CONGO-BRAZZAVILLE : Ban Ki-Moon demande à Sassou Nguesso de négocier

Le secrétaire général des Nations-Unies, Ban Ki-moon, a exprimé, mercredi, 21 octobre, son extrême préoccupation face aux violences entre l'opposition et le gouvernement congolais, à l'approche d'un référendum constitutionnel contesté. Son représentant en Afrique centrale, Abdoulaye Bathily, arrive vendredi, 23 octobre, à Brazzaville pour mettre tout le monde autour de la table.

Ban Ki-moon dit ceci : "Les informations sur les récentes violences sont particulièrement inquiétantes. J'encourage toutes les parties à emprunter la voie d'un dialogue politique inclusif avant le référendum et à résoudre tout différend de façon pacifique". Le secrétaire général des Nations-Unies faisait référence aux affrontements des derniers jours, à Brazzaville, à Pointe-Noire et dans presque toutes les villes du Niari, de la Bouenza, de la Lékoumou, du Kouilou, et du Pool (dont Brazzaville), qui ont fait « zéro mort » selon Thierry Moungala, ministre de la Communication et porte parole du gouvernement, « quatre morts » selon Raymond-Zéphyrin Mboulou, ministre de l'Intérieur, et « une trentaine de morts », selon la coalition de l'opposition IDC-FROCAD.

Pendant que les Congolais s'entre-tuent, Sassou s'est réfugié à Oyo avec femme et certains proches parents d'où il suit ces événements qu'il a, sciemment, suscités. Ban Ki-moon qui reconnaît le droit de manifester à l'opposition, lui demande de négocier avant le référendum. Notons que le préfet de Brazzaville a pris un arrêté, ce jeudi soir, qui interdit toute manifestation et tout meeting jusqu'à nouvel ordre. Voilà comment s'exerce la démocratie au Congo-Brazzaville.

L'opposition condamne, sans retenue, la tenue de ce référendum du dimanche, 25 octobre, qui devrait permettre à Denis Sassou Nguesso de briguer un troisième mandat, en juillet 2016, après 32 ans passés au pouvoir. L'opposition, dans son ensemble, a annoncé qu'il « n'y aura pas de vote référendaire », le 25 octobre, au Congo-Brazzaville.

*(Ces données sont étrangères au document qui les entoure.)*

__device__ __forceinline__ char *peer_base(unsigned long long peer_ptr, int p) {
    const unsigned lo = (unsigned)__builtin_amdgcn_readlane((int)(unsigned)peer_ptr, p);
    const unsigned hi = (unsigned)__builtin_amdgcn_readlane((int)(unsigned)(peer_ptr >> 32), p);
    return reinterpret_cast<char *>(((unsigned long long)hi << 32) | lo);
}
__device__ __forceinline__ unsigned long long load_peer_ptrs(const FinalizeParams &F) {
    const int lane = threadIdx.x & 63;
    return lane < F.x_nranks ? reinterpret_cast<unsigned long long>(F.x_peers[lane]) : 0ull;
}

__device__ __forceinline__ bool exchange_flags(const FinalizeParams &F, unsigned long long peer_ptr, size_t slot_off) {
    const int tid = threadIdx.x;
    char *own = peer_base(peer_ptr, F.x_rank);
    __syncthreads();
    if (tid < F.x_nranks) {
        long long *theirs = reinterpret_cast<long long *>(reinterpret_cast<char *>(peer_ptr) + slot_off) + F.x_rank;
        __hip_atomic_store(theirs, F.x_seq, __ATOMIC_RELEASE, __HIP_MEMORY_SCOPE_SYSTEM);
        const long long *mine = reinterpret_cast<const long long *>(own + slot_off) + tid;
        const unsigned long long t0 = wall_clock64();
        while (__hip_atomic_load(mine, __ATOMIC_RELAXED, __HIP_MEMORY_SCOPE_SYSTEM) != F.x_seq) {
            if (wall_clock64() - t0 > (unsigned long long)F.x_timeout) {
                __hip_atomic_store(F.x_err, 1, __ATOMIC_RELAXED, __HIP_MEMORY_SCOPE_AGENT);
                break;
            }
            __builtin_amdgcn_s_sleep(2);
        }
        __builtin_amdgcn_fence(__ATOMIC_ACQUIRE, "");
    }
    __syncthreads();
    return __hip_atomic_load(F.x_err, __ATOMIC_RELAXED, __HIP_MEMORY_SCOPE_AGENT) == 0;
}

__global__ __launch_bounds__(64) void k_exchange_probe(const FinalizeParams F, int *ok_out) {
    const int tid = threadIdx.x, n_chk = 8;
    const size_t slot_off = (size_t)(F.x_seq & 1) * xchg_slot_bytes(F.T, F.x_nranks);
    const size_t recs_off = slot_off + sizeof(long long) * XCHG_MAX_RANKS;
    auto pattern = [&](int rank, int i) { return (double)(F.x_seq * 4096 + rank * 64 + i); };
    const unsigned long long peer_ptr = load_peer_ptrs(F);
    for (int p = 0; p < F.x_nranks; ++p) {
        double *rec = reinterpret_cast<double *>(peer_base(peer_ptr, p) + recs_off) + (size_t)F.x_rank * xchg_rec_len(F.T);
        if (tid < n_chk) rec[tid] = pattern(F.x_rank, tid);
    }
    bool ok = exchange_flags(F, peer_ptr, slot_off);
    const double *recs = reinterpret_cast<const double *>(peer_base(peer_ptr, F.x_rank) + recs_off);
    bool match = true;
    for (int r = 0; r < F.x_nranks; ++r)
        if (tid < n_chk) match &= recs[(size_t)r * xchg_rec_len(F.T) + tid] == pattern(r, tid);
    ok = ok && __ballot(!match) == 0ull;
    if (tid == 0) *ok_out = ok ? 1 : 0;
}

template <typename A, int MODE, int NT, int NWIN, bool PLAIN = false, bool HYPK = false>
__device__ __forceinline__ void finalize_body(const void *partials_pre, const void *heads_pre, const DevState *st_pre,
                                              const void *u_pre, int T_pre, const FinalizeParams &F, char *smem,
                                              int agent) {
    constexpr bool ABI_RECS = MODE == 1, XCHG = MODE == 2;
    const bool f_use_args = !PLAIN && F.use_args, f_sequential = PLAIN || F.sequential, f_plant = PLAIN || F.plant;
    const bool f_raise = !PLAIN && F.raise_at_path_end, f_clamp_u = !PLAIN && F.clamp_u, f_trace = !PLAIN && F.u0_trace != nullptr;
    const int f_model = PLAIN ? (int)MODEL_DIFF : F.model, f_filter = PLAIN ? (int)FILTER_DIFF : F.filter_mode;
    static_assert(MODE == 0 || NT == MERGE_THREADS, "the ABI / exchange variants are 256-thread kernels");
    const int tid = threadIdx.x, lane = tid & 63, wid = tid >> 6;
    const int T = F.T, W = F.filter_window, H = W / 2;
    const MergeLds<A, NT> L(smem, T, W);
    A *sh_w = L.w;
    A *sh_u = L.u;
    DevState *st_out = F.st_out + agent;
    StepResult *res = reinterpret_cast<StepResult *>(reinterpret_cast<char *>(F.res) + (size_t)agent * F.res_stride);
    double *res_u = reinterpret_cast<double *>(res + 1);
    const A *u_in = reinterpret_cast<const A *>(u_pre);
    A *u_out = reinterpret_cast<A *>(F.u_out) + (size_t)agent * 2 * T;
    A *u_hist = reinterpret_cast<A *>(F.u_before) + (size_t)agent * 4 * T;
    const int *pout = F.pout + (size_t)agent * F.K;
    const void *partials = partials_pre;
    const A *ref = reinterpret_cast<const A *>(F.ref);

    STAMP(16);
    static_assert(sizeof(DevState) == 72, "DevState layout");
    const int st_word = reinterpret_cast<const int *>(st_pre)[lane < 18 ? lane : 0];
    const A u_old = tid < 2 * T_pre ? u_in[tid] : A(0);
    unsigned long long peer_ptr = 0;
    if (XCHG) peer_ptr = load_peer_ptrs(F);
    MergeRegs<A, NT, NWIN> mr;
    constexpr int HW = HYP_MAX_BLOCKS / 256;
    uint4 hwords[HW];
#pragma unroll
    for (int i = 0; i < HW; ++i) {
        hwords[i] = uint4{0, 0, 0, 0};
        if (HYPK && 4 * (lane + 64 * i) < F.hyp_blocks) hwords[i] = reinterpret_cast<const uint4 *>(F.hyp_slots)[lane + 64 * i];
    }
    if (!ABI_RECS) {
        merge_load_heads<A, NT, NWIN>(reinterpret_cast<const A *>(heads_pre), mr);
        merge_load_tile<A, NT, NWIN>(reinterpret_cast<const A *>(partials_pre), T_pre, 0, mr);
    }
    STAMP(24);
    DevState sv;
    {
        auto word = [&](int i) { return __builtin_amdgcn_readlane(st_word, i); };
        auto dbl = [&](int i) {
            return __builtin_bit_cast(double, ((long long)word(i + 1) << 32) | (unsigned int)word(i));
        };
        sv.x0[0] = dbl(0); sv.x0[1] = dbl(2); sv.x0[2] = dbl(4); sv.x0[3] = dbl(6);
        sv.p = word(8); sv.c = word(9); sv.k_start = word(10); sv.first_k = word(11);
        sv.round = word(12); sv.path_end = word(13); sv.idx_start = word(14); sv.pad = 0;
        sv.iter = ((long long)word(17) << 32) | (unsigned int)word(16);
    }
    const int fk = sv.first_k, round = sv.round;
    const bool args = f_use_args && round == 0;
    const int c_state = args ? F.c_arg : sv.c;
    const int p_state = (args && !f_sequential) ? F.c_arg : sv.p;
    const int idx_start = args ? F.c_arg : sv.idx_start, path_end = args ? (F.c_arg >= F.n_ref - 1) : sv.path_end;
    const long long iter = sv.iter;
    const double x0v[4] = {args ? F.x0_arg[0] : sv.x0[0], args ? F.x0_arg[1] : sv.x0[1],
                           args ? F.x0_arg[2] : sv.x0[2], args ? F.x0_arg[3] : sv.x0[3]};
    DevState nx = sv;
    nx.x0[0] = x0v[0]; nx.x0[1] = x0v[1]; nx.x0[2] = x0v[2]; nx.x0[3] = x0v[3];
    nx.c = c_state; nx.p = p_state; nx.idx_start = idx_start; nx.path_end = path_end;
    nx.first_k = NO_TRIGGER;
    auto publish = [&]() {
        __syncthreads();
        if (tid == 0 && F.seq) {
            __threadfence_system();
            *reinterpret_cast<volatile long long *>(&res->seq) = F.seq;
        }
    };
    auto leave = [&]() {
        if (tid == 0) *st_out = nx;
        if (u_out != u_in)
            for (int i = tid; i < 2 * T; i += NT) u_out[i] = i == tid ? u_old : u_in[i];
        publish();
    };

    if (XCHG && *reinterpret_cast<volatile int *>(F.x_err)) {
        if (tid == 0) { res->status = STATUS_EXCHANGE_FAILED; res->iter = iter; }
        return leave();
    }
    int c_final = c_state;
    bool hyp_done = false;
    if (HYPK) {
        static_assert(!HYPK || (MODE == 0 && NWIN <= 2 && NT == MERGE_THREADS), "the resolution is part of the plain 256-thread finalize");
        const bool hyp_round = round == 0 && min(F.window, F.n_ref - c_state) > 1;
        if (hyp_round) {
            const unsigned tag = lb_tag(F.lb_seq);
            int mx = 0;
            bool bd = false;
#pragma unroll
            for (int i = 0; i < HW; ++i) {
                const unsigned hw[4] = {hwords[i].x, hwords[i].y, hwords[i].z, hwords[i].w};
#pragma unroll
                for (int j = 0; j < 4; ++j) {
                    if (4 * (lane + 64 * i) + j < F.hyp_blocks) {
                        bd |= (hw[j] & LB_TAG_MASK) != tag || (hw[j] & LB_BAD) != 0u;
                        mx = max(mx, (int)(hw[j] & (LB_BAD - 1)));
                    }
                }
            }
            const int lb_max = wv::reduce<wv::OpMaxInt>(mx);
            const bool lb_bad = __ballot(bd) != 0ull;
            if (lb_bad) {
                nx.k_start = 0;
                nx.c = c_state;
                nx.round = round + 1;
                if (tid == 0) {
                    res->status = STATUS_NEED_ROUND;
                    res->k_next = 0;
                    res->c_next = c_state;
                    res->rounds = round + 1;
                    res->iter = iter;
                }
                return leave();
            }
            c_final = c_state + lb_max;
            hyp_done = true;
        }
    }
    if (!hyp_done && f_sequential && fk != NO_TRIGGER) {
        const int c_new = pout[fk];
        if (fk + 1 < F.K) {
            nx.k_start = fk + 1;
            nx.c = c_new;
            nx.round = round + 1;
            if (tid == 0) {
                res->status = STATUS_NEED_ROUND;
                res->k_next = fk + 1;
                res->c_next = c_new;
                res->rounds = round + 1;
                res->iter = iter;
            }
            return leave();
        }
        c_final = c_new;
    }
    const int p_now = f_sequential ? c_final : p_state;

    A cand_x = 0, cand_y = 0;
    const int wlen_next = min(F.window, F.n_ref - p_now);
    if (wid == 0 && f_plant && lane < wlen_next) {
        cand_x = ref[4 * (p_now + lane)];
        cand_y = ref[4 * (p_now + lane) + 1];
    }
    A sn_yaw = 0, cs_yaw = 1;
    if (f_plant) mf::sincos_((A)x0v[2], sn_yaw, cs_yaw);
    STAMP(17);

    const bool pad_copy = f_filter == FILTER_RACE || f_filter == FILTER_TORCH;
    auto store_w = [&](int i, A v) { filter_store<A>(sh_w, i, v, T, H, pad_copy); };
    A rho, eta, eta2;
    A n_hit = A(-1);
    const bool count_hits = F.count_hits != 0;
    if (ABI_RECS) {
        merge_abi<A>(reinterpret_cast<const double *>(F.partials), F.n_part, T, (A)F.beta, L.s, L.red, rho, eta, eta2,
                     store_w);
    } else if (!XCHG) {
        if (count_hits) n_hit = A(0);
        merge_combine<A, NT, NWIN>(reinterpret_cast<const A *>(partials), F.n_part, T, (A)F.beta, mr, L.s, L.part, rho,
                                   eta, eta2, store_w, &n_hit);
        if (!count_hits) n_hit = A(0);
    } else {
        merge_combine<A, NT, NWIN>(reinterpret_cast<const A *>(partials), F.n_part, T, (A)F.beta, mr, L.s, L.part, rho,
                                   eta, eta2, [&](int i, A v) { sh_u[i] = v; });
        const size_t slot_off = (size_t)(F.x_seq & 1) * xchg_slot_bytes(T, F.x_nranks);
        const size_t rec_off = slot_off + sizeof(long long) * XCHG_MAX_RANKS + sizeof(double) * (size_t)F.x_rank * xchg_rec_len(T);
        for (int p = 0; p < F.x_nranks; ++p) {
            double *rec = reinterpret_cast<double *>(peer_base(peer_ptr, p) + rec_off);
            for (int i = tid; i < 2 * T; i += NT) rec[3 + i] = (double)(sh_u[i] * eta);
            if (tid == 0) { rec[0] = (double)rho; rec[1] = (double)eta; rec[2] = (double)eta2; }
        }
        __builtin_amdgcn_fence(__ATOMIC_RELEASE, "");
        if (!exchange_flags(F, peer_ptr, slot_off)) {
            if (tid == 0) {
                res->status = STATUS_EXCHANGE_FAILED;
                res->rounds = round + 1; res->iter = iter;
            }
            return leave();
        }
        const double *recs = reinterpret_cast<const double *>(peer_base(peer_ptr, F.x_rank) + slot_off + sizeof(long long) * XCHG_MAX_RANKS);
        if (F.x_nranks <= XCHG_LDS_RANKS) {
            double *sh_x = reinterpret_cast<double *>(smem + sizeof(A) * merge_lds_elems(T, W, sizeof(A), NT));
            const int tot = F.x_nranks * xchg_rec_len(T);
            for (int i = tid; i < tot; i += NT) sh_x[i] = recs[i];
            __syncthreads();
            recs = sh_x;
        }
        merge_abi<A>(recs, F.x_nranks, T, (A)F.beta, L.s, L.red, rho, eta, eta2, store_w, xchg_rec_len(T));
    }
    STAMP(18);

    if (f_raise && path_end) {
        nx.k_start = 0;
        nx.round = 0;
        if (tid == 0) {
            res->status = STATUS_PATH_END;
            res->idx_start = idx_start; res->idx_after = p_state; res->path_end = 1;
            res->rounds = round + 1; res->iter = iter;
        }
        return leave();
    }

    for (int i = tid; i < 2 * T; i += NT) {
        const int t = i >> 1, d = i & 1;
        const A f = filter_at<A>(sh_w, t, d, T, W, f_filter);
        const A uo = i == tid ? u_old : u_in[i];
        A un = uo + f;
        if (f_clamp_u) un = mf::clamp(un, d == 0 ? (A)F.umax0 : (A)F.umax1);
        sh_u[i] = un;
    }
    __syncthreads();
    STAMP(19);
    for (int i = tid; i < 2 * T; i += NT) {
        const int t = i >> 1, d = i & 1;
        const A uo = i == tid ? u_old : u_in[i];
        const A shifted = sh_u[2 * (t < T - 1 ? t + 1 : T - 1) + d];
        u_hist[i] = uo;
// ... 17 lines not shown
                xn[0] += v * (double)cs_yaw * F.dt;
                xn[1] += v * (double)sn_yaw * F.dt;
                xn[2] += v / F.wheel_base * (double)mf::tan_(steer) * F.dt;
                xn[3] += (double)accel * F.dt;
            }
        }
        nx.iter = iter + 1;
        nx.k_start = 0;
        nx.round = 0;
        nx.p = p_now;
        if (lane == 0) {
            res->status = STATUS_DONE;
            res->k_next = 0; res->c_next = c_final;
            res->idx_start = idx_start;
            res->idx_after = p_now;
            res->path_end = path_end;
            res->rounds = round + 1;
            res->costs_hyp = hyp_done ? 1 : 0;
            res->n_collided = (int)n_hit;
            res->rho = (double)rho; res->eta = (double)eta; res->ess = (double)(eta * eta / eta2);
            res->u0[0] = (double)u0a; res->u0[1] = (double)u0b;
            for (int q = 0; q < 4; ++q) res->x_next[q] = xn[q];
            if (f_trace && agent == 0) { F.u0_trace[2 * iter] = (double)u0a; F.u0_trace[2 * iter + 1] = (double)u0b; }
            res->iter = iter + 1;
        }
        if (f_plant) {
            double best = INFINITY;
            int bj = INT_MAX;
            if (lane < wlen_next) {
                const double dx = xn[0] - (double)cand_x, dy = xn[1] - (double)cand_y;
                best = dx * dx + dy * dy;
                bj = lane;
            }
            for (int j = lane + 64; j < wlen_next; j += 64) {
                const double dx = xn[0] - (double)ref[4 * (p_now + j)], dy = xn[1] - (double)ref[4 * (p_now + j) + 1];
                const double dd = dx * dx + dy * dy;
                if (dd < best) { best = dd; bj = j; }
            }
            wv::argmin_first(best, bj);
            const int c = p_now + bj;
            nx.x0[0] = xn[0]; nx.x0[1] = xn[1]; nx.x0[2] = xn[2]; nx.x0[3] = xn[3];
            nx.c = c;
            nx.idx_start = c;
            nx.path_end = c >= F.n_ref - 1;
            if (!f_sequential) nx.p = c;
        }
        if (lane == 0) *st_out = nx;
    }
    publish();
    STAMP(21);
}

template <typename A, int MODE, int NWIN, bool MULTI, bool PLAIN = false, bool HYPK = false>
__global__ __launch_bounds__(MERGE_THREADS) void k_finalize(const void *partials_pre, const void *heads_pre,
                                                            const DevState *st_pre, const void *u_pre, int T_pre,
                                                            const FinalizeParams F) {
    extern __shared__ __attribute__((aligned(16))) char smem[];
    if (MULTI) {
        const int a = blockIdx.y;
        const AgentScene sc = F.scenes[a];
        FinalizeParams Fa = F;
        Fa.ref = sc.ref;
        Fa.n_ref = sc.n_ref;
        Fa.count_hits = F.count_hits && sc.n_obs > 0;
        const size_t rec = (size_t)a * F.slots * record_len(T_pre, (int)sizeof(A));
        finalize_body<A, MODE, MERGE_THREADS, NWIN>(reinterpret_cast<const A *>(partials_pre) + rec,
                                                    reinterpret_cast<const A *>(heads_pre) + (size_t)a * F.slots * 4,
                                                    st_pre + a, reinterpret_cast<const A *>(u_pre) + (size_t)a * 2 * T_pre,
                                                    T_pre, Fa, smem, a);
    } else {
        finalize_body<A, MODE, MERGE_THREADS, NWIN, PLAIN, HYPK>(partials_pre, heads_pre, st_pre, u_pre, T_pre, F, smem, 0);
    }
}

__global__ void k_sample(unsigned seed_lo, unsigned seed_hi, unsigned iter, int K, int T, int k_offset, float l00,
                         float l10, float l11, float *__restrict__ eps, unsigned stream_word) {
    const size_t i = (size_t)blockIdx.x * blockDim.x + threadIdx.x;
    if (i >= (size_t)K * T) return;
    const int k = (int)(i / T), t = (int)(i % T);
    const float chol[3] = {l00, l10, l11};
    float e0, e1;
    px::sample(seed_lo, seed_hi, iter, (unsigned)(k + k_offset), t, chol, e0, e1, stream_word);
    reinterpret_cast<float2 *>(eps)[i] = make_float2(e0, e1);
}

Malgré la répression qui s'abat sur ses partisans, elle a réussi à paralyser l'activité économique depuis mardi, 20 octobre, où presque rien ne fonctionne dans le pays. Les bureaux sont vides alors que la présidence de la République a garanti la sécurité à toute personne qui irait travailler et a encouragé les Congolais à vaquer à leurs occupations. Un appel qui n'a pas été entendu, y compris dans les quartiers Nord de Brazzaville où il y a eu des tirs et des casses cette nuit de mercredi à jeudi, 22 octobre (une station Total a été incendiée en partie).

Malgré le soutien du président français que condamnent les Congolais avec la plus grande énergie, le président congolais a le dos au mur. Il a beau avoir comme avocats défenseurs auprès de François Hollande les présidents du Mali, Ibrahim Boubacar Keïta, et de Guinée, Alpha Condé, il ne se relèvera pas de cette épreuve. Qui cherche trouve, dit l'adage. Il a cherché et il a trouvé. Il a d'ores et déjà envoyé une partie de sa famille au Gabon (le Congo n'étant plus un pays sûr pour elle) tandis que d'autres de ses parents ont regagné la France, les Etats-Unis, le Canada, les Emirats Arabes Unis et même l'Afrique du Sud.

Lui-même suit les événements depuis Oyo, son village natal, à quelques encablures de l'aéroport international d'Ollombo, un aéroport sans trafic qu'il a construit pour ses besoins domestiques.